/stats-logscale-js

Memory efficient, fast approximate statistical analysis tool

Primary LanguageJavaScript

stats-logscale

A memory-efficient approximate statistical analysis tool using logarithmic binning.

Example: repeated setTimeout(0) execution times Example: repeated setTimeout(0) execution times

Description

  • data is split into bins (aka buckets), linear close to zero and logarithmic for large numbers (hence the name), thus maintaining desired absolute and relative precision;

  • can calculate mean, variance, median, moments, percentiles, cumulative distribution function (i.e. probability that a value is less than x), and expected values of arbitrary functions over the sample;

  • can generate histograms for plotting the data;

  • all calculated values are cached. Cache is reset upon adding new data;

  • (almost) every function has a "neat" counterpart which rounds the result to the shortest possible number within the precision bounds. E.g. foo.mean() // 1.0100047, but foo.neat.mean() // 1.01;

  • is (de)serializable;

  • can split out partial data or combine multiple samples into one.

Usage

Creating the sample container:

const { Univariate } = require( 'stats-logscale' );
const stat = new Univariate();

Specifying absolute and relative precision. The defaults are 10-9 and 1.001, respectivele. Less precision = less memory usage and faster data querying (but not insertion).

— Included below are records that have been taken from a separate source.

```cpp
template <bool AF64, bool MEDIAN, int MAXNCH = FMK_SMALL_NCH>
__global__ __launch_bounds__(256, (MAXNCH <= 4 ? 8 : MAXNCH <= 10 ? 6 : 4)) void k_bar_ohlcv_small(const double *__restrict__ price,
                                                            const void *__restrict__ amount,
                                                            const int64_t *__restrict__ ci, int64_t nb, int64_t n,
                                                            int *__restrict__ saw_long, OhlcvOut o)
{
    typedef typename MedKey<AF64>::K K;
    __shared__ K sbuf[4][64];
    const int lane = fmk_lane();
    const int wib = fmk_uniform((int)(threadIdx.x >> 6));
    const int wpb = blockDim.x >> 6;
    const int64_t wave0 = (int64_t)blockIdx.x * wpb + wib;
    const int64_t nwaves = (int64_t)gridDim.x * wpb;
    K *buf = sbuf[wib];
    for (int64_t b = wave0; b < nb; b += nwaves) {
        const int64_t s = fmk_uniform(ci[b]);
        const int64_t e = fmk_uniform(ci[b + 1]);
        const int64_t cnt = e - s;
        if (cnt > 64 * MAXNCH) {
            if (lane == 0) fmk_raise(saw_long);
            continue;
        }
        if (cnt <= 0) {
            if (lane == 0) ohlcv_empty(o, b, price, e, n);
            continue;
        }
        const int64_t start = s + 1;
        const int nch = (int)((cnt + 63) >> 6);
        if constexpr (MAXNCH <= 4) {
            switch (nch) {
            case 1: small_bar<AF64, 1, true, MEDIAN>(price, amount, b, start, e, cnt, lane, buf, o); break;
            case 2: small_bar<AF64, 2, true, MEDIAN>(price, amount, b, start, e, cnt, lane, buf, o); break;
            case 3: small_bar<AF64, 3, true, MEDIAN>(price, amount, b, start, e, cnt, lane, buf, o); break;
            default: small_bar<AF64, 4, true, MEDIAN>(price, amount, b, start, e, cnt, lane, buf, o); break;
            }
        } else if constexpr (MAXNCH <= 10) {
            switch (nch) {
            case 1: small_bar<AF64, 1, true, MEDIAN>(price, amount, b, start, e, cnt, lane, buf, o); break;
            case 2: small_bar<AF64, 2, true, MEDIAN>(price, amount, b, start, e, cnt, lane, buf, o); break;
            case 3: small_bar<AF64, 3, true, MEDIAN>(price, amount, b, start, e, cnt, lane, buf, o); break;
            case 4: small_bar<AF64, 4, true, MEDIAN>(price, amount, b, start, e, cnt, lane, buf, o); break;
            case 5: small_bar<AF64, 5, true, MEDIAN>(price, amount, b, start, e, cnt, lane, buf, o); break;
            case 6: small_bar<AF64, 6, true, MEDIAN>(price, amount, b, start, e, cnt, lane, buf, o); break;
            case 7: small_bar<AF64, 7, true, MEDIAN>(price, amount, b, start, e, cnt, lane, buf, o); break;
            case 8: small_bar<AF64, 8, true, MEDIAN>(price, amount, b, start, e, cnt, lane, buf, o); break;
            case 9: small_bar<AF64, 9, true, MEDIAN>(price, amount, b, start, e, cnt, lane, buf, o); break;
            default: small_bar<AF64, 10, true, MEDIAN>(price, amount, b, start, e, cnt, lane, buf, o); break;
            }
        } else {
            switch (nch) {
            case 11: small_bar<AF64, 11, true, MEDIAN>(price, amount, b, start, e, cnt, lane, buf, o); break;
            case 12: small_bar<AF64, 12, true, MEDIAN>(price, amount, b, start, e, cnt, lane, buf, o); break;
            case 13: small_bar<AF64, 13, true, MEDIAN>(price, amount, b, start, e, cnt, lane, buf, o); break;
            case 14: small_bar<AF64, 14, true, MEDIAN>(price, amount, b, start, e, cnt, lane, buf, o); break;
            case 15: small_bar<AF64, 15, true, MEDIAN>(price, amount, b, start, e, cnt, lane, buf, o); break;
            case 16: small_bar<AF64, 16, true, MEDIAN>(price, amount, b, start, e, cnt, lane, buf, o); break;
            case 17: small_bar<AF64, 17, true, MEDIAN>(price, amount, b, start, e, cnt, lane, buf, o); break;
            case 18: small_bar<AF64, 18, true, MEDIAN>(price, amount, b, start, e, cnt, lane, buf, o); break;
            case 19: small_bar<AF64, 19, true, MEDIAN>(price, amount, b, start, e, cnt, lane, buf, o); break;
            case 20: small_bar<AF64, 20, true, MEDIAN>(price, amount, b, start, e, cnt, lane, buf, o); break;
            case 21: small_bar<AF64, 21, true, MEDIAN>(price, amount, b, start, e, cnt, lane, buf, o); break;
            default:
                if (nch <= 1) small_bar<AF64, 1, true, MEDIAN>(price, amount, b, start, e, cnt, lane, buf, o);
                else if (nch <= 4) small_bar<AF64, 4, false, MEDIAN>(price, amount, b, start, e, cnt, lane, buf, o);
                else if (nch <= 10) small_bar<AF64, 10, false, MEDIAN>(price, amount, b, start, e, cnt, lane, buf, o);
                else small_bar<AF64, 16, false, MEDIAN>(price, amount, b, start, e, cnt, lane, buf, o);
            }
        }
    }
}

struct TbFuse {
    const int64_t *ts;
    int64_t e0, d;
    int64_t t_first, t_last;
    int64_t *clock, *idx;
};


template <int NCH>
__device__ __forceinline__ void median_bar(const void *__restrict__ amount, int64_t b, int64_t start, int64_t cnt, int lane,
                                           uint32_t *buf, double *__restrict__ o_median, FuMed &med)
{
    typedef MedKey<false> MK;
    const uint32_t *ab = (const uint32_t *)amount + start;
    const unsigned last = (unsigned)(cnt - 1);
    uint32_t key[NCH];
    bool nan = false;
#pragma unroll
    for (int c = 0; c < NCH; ++c) {
        unsigned idx = (unsigned)(c * 64 + lane);
        if (c == NCH - 1) idx = idx < last ? idx : last;
        const uint32_t raw = ab[idx];
        nan |= (raw & 0x7FFFFFFFu) > 0x7F800000u;
        key[c] = (c < NCH - 1 || (unsigned)(c * 64 + lane) <= last) ? MK::tokey(raw) : MK::MAXK;
    }
    const bool any_nan = __ballot(nan) != 0;
    double m;
    if (any_nan) { m = NAN; med.have = 0; }
    else m = fu_median<NCH>(key, (int)cnt, lane, false, med, buf);
    if (lane == 0) o_median[b] = m;
}

__global__ __launch_bounds__(256) void k_bar_median_small(const float *__restrict__ amount, const int64_t *__restrict__ ci,
                                                          int64_t nb, int *__restrict__ saw_long, double *__restrict__ o_median)
{
    __shared__ uint32_t sbuf[4][64];
    const int lane = fmk_lane();
    const int wib = fmk_uniform((int)(threadIdx.x >> 6));
    const int64_t wave0 = (int64_t)blockIdx.x * 4 + wib;
    const int64_t nwaves = (int64_t)gridDim.x * 4;
    uint32_t *buf = sbuf[wib];
    FuMed med;
    med.lo = med.hi = 0; med.width = 64; med.have = 0;
    for (int64_t b = wave0; b < nb; b += nwaves) {
        const int64_t s = fmk_uniform(ci[b]);
        const int64_t e = fmk_uniform(ci[b + 1]);
        const int64_t cnt = e - s;
        if (cnt > 64 * FMK_SMALL_NCH) {
            if (lane == 0) fmk_raise(saw_long);
            continue;
        }
        if (cnt <= 0) { if (lane == 0) o_median[b] = 0.0; continue; }
        const int64_t start = s + 1;
        switch ((int)((cnt + 63) >> 6)) {
#define FMK_MB(N) case N: median_bar<N>(amount, b, start, cnt, lane, buf, o_median, med); break;
            FMK_MB(1) FMK_MB(2) FMK_MB(3) FMK_MB(4) FMK_MB(5) FMK_MB(6) FMK_MB(7) FMK_MB(8) FMK_MB(9) FMK_MB(10) FMK_MB(11)
            FMK_MB(12) FMK_MB(13) FMK_MB(14) FMK_MB(15) FMK_MB(16) FMK_MB(17) FMK_MB(18) FMK_MB(19) FMK_MB(20)
#undef FMK_MB
        default: median_bar<21>(amount, b, start, cnt, lane, buf, o_median, med); break;
        }
    }
}

int fmk_median_small_launch(fmk_ctx *ctx, const float *d_amount, const int64_t *d_close_idx, int64_t nb, double *d_median,
                            int64_t n_ticks)
{
    int *saw_long = &ctx->d_mail->ohlcv.saw_long;
    FMK_HIP(ctx, hipMemsetAsync(saw_long, 0, sizeof(int), ctx->stream));
    int64_t blocks = fmk_ceil_div(nb, 4);
    const int64_t cap = (int64_t)ctx->n_cu * 64;
    if (blocks > cap) blocks = cap;
    if (blocks < 1) blocks = 1;
    k_bar_median_small<<<(unsigned)blocks, 256, 0, ctx->stream>>>(d_amount, d_close_idx, nb, saw_long, d_median);
    FMK_LAUNCH_CHECK(ctx);
    return fmk_median_launch(ctx, d_amount, 0, d_close_idx, nb, 64 * FMK_SMALL_NCH, saw_long, d_median, n_ticks);
}


template <bool MEDIAN, int N, int K, int NR>
__device__ __forceinline__ void lb_block(const double *tp, const uint32_t *ta, int off, int L, int Lmax, int zero_at, double &hi, double &lo,
                                         double (&lv)[3], double (&ld)[3], double &tv, double &td, uint32_t (&r)[NR])
{
    typedef MedKey<false> MK;
    constexpr int j0 = 8 * K;
    double cv = 0.0, cd = 0.0;
    if (j0 < Lmax) {
        double p[8];
        uint32_t raw[8];
#pragma unroll
        for (int q = 0; q < 8; ++q) {
            const int at = j0 + q < L ? off + j0 + q : zero_at;
            p[q] = tp[at];
            raw[q] = ta[at];
        }
        double xv[8], xd[8];
#pragma unroll
        for (int q = 0; q < 8; ++q) {
            const bool in = j0 + q < L;
            const double a = (double)__uint_as_float(raw[q]);
            if (in) {
                hi = p[q] > hi ? p[q] : hi;
                lo = p[q] < lo ? p[q] : lo;
            }
            xv[q] = a;
            xd[q] = p[q] * a;
            if constexpr (MEDIAN) r[j0 + q] = in ? MK::tokey(raw[q]) : MK::MAXK;
        }
        cv = ((xv[0] + xv[1]) + (xv[2] + xv[3])) + ((xv[4] + xv[5]) + (xv[6] + xv[7]));
        cd = ((xd[0] + xd[1]) + (xd[2] + xd[3])) + ((xd[4] + xd[5]) + (xd[6] + xd[7]));
    } else if constexpr (MEDIAN) {
#pragma unroll
        for (int q = 0; q < 8; ++q) r[j0 + q] = MK::MAXK;
    }
    constexpr int NB = N / 8;
    if constexpr ((K & 1) == 0 && NB > 1) { lv[0] = cv; ld[0] = cd; }
    else {
        if constexpr (NB > 1) { cv = lv[0] + cv; cd = ld[0] + cd; }
        if constexpr ((K & 2) == 0 && NB > 2) { lv[1] = cv; ld[1] = cd; }
        else {
            if constexpr (NB > 2) { cv = lv[1] + cv; cd = ld[1] + cd; }
            if constexpr ((K & 4) == 0 && NB > 4) { lv[2] = cv; ld[2] = cd; }
            else {
                if constexpr (NB > 4) { cv = lv[2] + cv; cd = ld[2] + cd; }
                tv = cv; td = cd;
            }
        }
    }
    __builtin_amdgcn_sched_barrier(0);
    asm volatile("" ::: "memory");
    if constexpr (K + 1 < NB) lb_block<MEDIAN, N, K + 1, NR>(tp, ta, off, L, Lmax, zero_at, hi, lo, lv, ld, tv, td, r);
}

template <bool MEDIAN, int N>
__device__ __forceinline__ void lb_bar(const double *tp, const uint32_t *ta, int off, int L, int zero_at, double &hi, double &lo,
                                       double &tv, double &td, double &med)
{
    typedef MedKey<false> MK;
    uint32_t r[MEDIAN ? N : 1];
    double lv[3] = {0.0, 0.0, 0.0}, ld[3] = {0.0, 0.0, 0.0};
    const int Lmax = fmk_dpp_reduce(L, 0, FmkOpMax());
    lb_block<MEDIAN, N, 0, (MEDIAN ? N : 1)>(tp, ta, off, L, Lmax, zero_at, hi, lo, lv, ld, tv, td, r);
    if constexpr (MEDIAN) {
        fmk_lane_sort<N>(r);
        const uint32_t v1 = fmk_lane_pick<N>(r, (L - 1) >> 1), v2 = fmk_lane_pick<N>(r, L >> 1);
        const uint32_t kmx = fmk_lane_pick<N>(r, L > 0 ? L - 1 : 0), kmn = r[0];
        if (kmn < MK::KEY_NEG_INF || kmx > MK::KEY_POS_INF) med = NAN;
        else med = (L & 1) ? MK::value(v1) : (MK::value(v1) + MK::value(v2)) / 2.0;
    }
}

template <bool MEDIAN, int LB_TILE>
__global__ __launch_bounds__(128) void k_bar_ohlcv_lanes(const double *__restrict__ price, const float *__restrict__ amount,
                                                         const int64_t *__restrict__ ci, int64_t nb, int64_t n,
                                                         int *__restrict__ saw_long, OhlcvOut o)
{
    __shared__ double s_p[2][LB_TILE + 2];
    __shared__ uint32_t s_a[2][LB_TILE + 2];
    __shared__ int64_t s_ci[2][66];
    const int lane = fmk_lane();
    const int w = fmk_uniform((int)(threadIdx.x >> 6));
    double *tp = s_p[w];
    uint32_t *ta = s_a[w];
    if (lane == 0) { tp[LB_TILE] = 0.0; ta[LB_TILE] = 0u; }
    const int64_t ngroups = (nb + 63) >> 6;
    const int64_t nwaves = (int64_t)gridDim.x * 2;
    for (int64_t g = (int64_t)blockIdx.x * 2 + w; g < ngroups; g += nwaves) {
        const int64_t B0 = g * 64;
        const int nbg = fmk_lane_group_load(s_ci[w], ci, nb, B0, lane);
        int bl = 0;
        while (bl < nbg) {
            const int64_t s0 = s_ci[w][bl];
            const int idx = bl + 1 + lane;
            const bool valid = idx <= nbg;
            const int64_t e_l = valid ? s_ci[w][idx] : INT64_MAX;
            const int64_t s_l = valid ? s_ci[w][idx - 1] : 0;
            const int m = __popcll(__ballot(valid && e_l - s0 <= LB_TILE));
            if (m == 0) {
                if (lane == 0) fmk_raise(saw_long);
                bl += 1;
                continue;
            }
            const int ntick = (int)(s_ci[w][bl + m] - s0);
            __builtin_amdgcn_wave_barrier();
            const double *gp = price + s0 + 1;
            const uint32_t *ga = (const uint32_t *)amount + s0 + 1;
#pragma unroll 4
            for (int j = lane; j < ntick; j += 64) {
                tp[j] = gp[j];
                ta[j] = ga[j];
            }
            __builtin_amdgcn_wave_barrier();
            const bool owner = lane < m;
            const int L = owner ? (int)(e_l - s_l) : 0;
            const bool mine = owner && L > 0 && L <= 64;
            const int off = mine ? (int)(s_l - s0) : 0;
            const uint64_t longer = __ballot(owner && L > 64);
            if (longer && lane == 0) fmk_raise(saw_long);
            const int Lw = mine ? L : 0;
            const bool any_gt32 = __ballot(Lw > 32) != 0;
            const double first = ntick > 0 ? tp[off] : 0.0;
            double hi = first, lo = first, tv = 0.0, td = 0.0;
            double med = 0.0;
            if (any_gt32) lb_bar<MEDIAN, 64>(tp, ta, off, Lw, LB_TILE, hi, lo, tv, td, med);
            else lb_bar<MEDIAN, 32>(tp, ta, off, Lw, LB_TILE, hi, lo, tv, td, med);
            if (owner) {
                const int64_t b = B0 + bl + lane;
                if (mine) {
                    o.open[b] = first;
                    o.close[b] = tp[off + L - 1];
                    o.high[b] = hi;
                    o.low[b] = lo;
                    o.vol[b] = (float)tv;
                    o.vwap[b] = tv > 0.0 ? td / tv : 0.0;
                    o.trades[b] = L;
                    if constexpr (MEDIAN) o.median[b] = med;
                } else if (L == 0) {
                    ohlcv_empty(o, b, price, e_l, n);
                }
            }
            bl += m;
        }
    }
}


#define OHR_WAVES 4
#define OHR_CAND 16
template <int LPB> __device__ __forceinline__ double ohr_sum(double v)
{
    v += fmk_dpp<DPP_XOR1, 0xF>(v, v);
    v += fmk_dpp<DPP_XOR2, 0xF>(v, v);
    if constexpr (LPB >= 8) v += fmk_dpp<DPP_HALF_MIRROR, 0xF>(v, v);
    if constexpr (LPB == 16) v += fmk_dpp<DPP_MIRROR, 0xF>(v, v);
    return v;
}
template <int LPB> __device__ __forceinline__ double ohr_max(double v)
{
    v = fmax(v, fmk_dpp<DPP_XOR1, 0xF>(v, v));
    v = fmax(v, fmk_dpp<DPP_XOR2, 0xF>(v, v));
    if constexpr (LPB >= 8) v = fmax(v, fmk_dpp<DPP_HALF_MIRROR, 0xF>(v, v));
// ... 773 lines not shown
```

Baseline: 429.2 billion.

## Replace small-bar median search with register bisection plus LDS compaction

```diff
diff --git a/finmlkit_amd/csrc/fmk_median.h b/finmlkit_amd/csrc/fmk_median.h
--- a/finmlkit_amd/csrc/fmk_median.h
+++ b/finmlkit_amd/csrc/fmk_median.h
@@ -347,6 +347,99 @@
     return (uint32_t)fmk_dpp_reduce((int)(v ^ 0x80000000u), (int)0x80000000, FmkOpMax()) ^ 0x80000000u;
 }
 
+__device__ __forceinline__ uint64_t fu_wave_umin(uint64_t v)
+{
+    return (uint64_t)fmk_dpp_reduce((int64_t)(v ^ 0x8000000000000000ull), (int64_t)0x7FFFFFFFFFFFFFFFll, FmkOpMin()) ^ 0x8000000000000000ull;
+}
+__device__ __forceinline__ uint64_t fu_wave_umax(uint64_t v)
+{
+    return (uint64_t)fmk_dpp_reduce((int64_t)(v ^ 0x8000000000000000ull), (int64_t)0x8000000000000000ull, FmkOpMax()) ^ 0x8000000000000000ull;
+}
+
+template <bool AF64, int NCH, bool EXACT>
+__device__ __forceinline__ double med_search_small(const typename MedKey<AF64>::K (&key)[NCH], int cnt, int lane,
+                                                   typename MedKey<AF64>::K *buf)
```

const stat = new Univariate({base: 1.01, precision: 0.001});

Use flat switch to avoid using logarithmic binning at all:

// this assumes the data is just integer numbers
const stat = new Univariate({precision: 1, flat: true});

Adding data points, wither one by one, or as (value, frequency) pairs. Strings are OK (e.g. after parsing user input) but non-numeric values will cause an exception:

stat.add (3.14);
stat.add ("Foo"); // Nope!
stat.add ("3.14 3.15 3.16".split(" "));
stat.addWeighted([[0.5, 1], [1.5, 3], [2.5, 5]]);

Querying data:

stat.count();           // number of data points
stat.mean();            // average
stat.stdev();           // standard deviation
stat.median();          // half of data is lower than this value
stat.percentile(90);    // 90% of data below this point
stat.quantile(0.9);     // ditto
stat.cdf(0.5);          // Cumulative distribution function, which means
                        // the probability that a data point is less than 0.5
stat.moment(power);     // central moment of an integer power
stat.momentAbs(power);  // < |x-<x>| ** power >, power may be fractional
stat.E( x => x\*x );    // expected value of an arbitrary function

Each querying primitive has a "neat" counterpart that rounds its output to the shortest possible decimal number in the respective bin:

stat.neat.mean();
stat.neat.stdev();
stat.neat.median();

Extract partial samples:

stat.clone( { min: 0.5, max: 0.7 } );
stat.clone( { ltrim: 1, rtrim: 1 });
    // cut off outer 1% of data
stat.clone( { ltrim: 1, rtrim: 1, winsorize: true }});
    // ditto but truncate outliers instead of discarding

Serialize, deserialize, and combine data from multiple sources

const str = JSON.stringify(stat);
// send over the network here
const copy = new Univariate (JSON.parse(str));

main.addWeighted( partialStat.getBins() );
main.addWeighted( JSON.parse(str).bins ); // ditto

Create histograms and plot data:

stat.histogram({scale: 768, count:1024});
    // this produces 1024 bars of the form
    // [ bar_height, lower_boundary, upper_boundary ]
    // The intervals are consecutive.
    // The bar heights are limited to 768.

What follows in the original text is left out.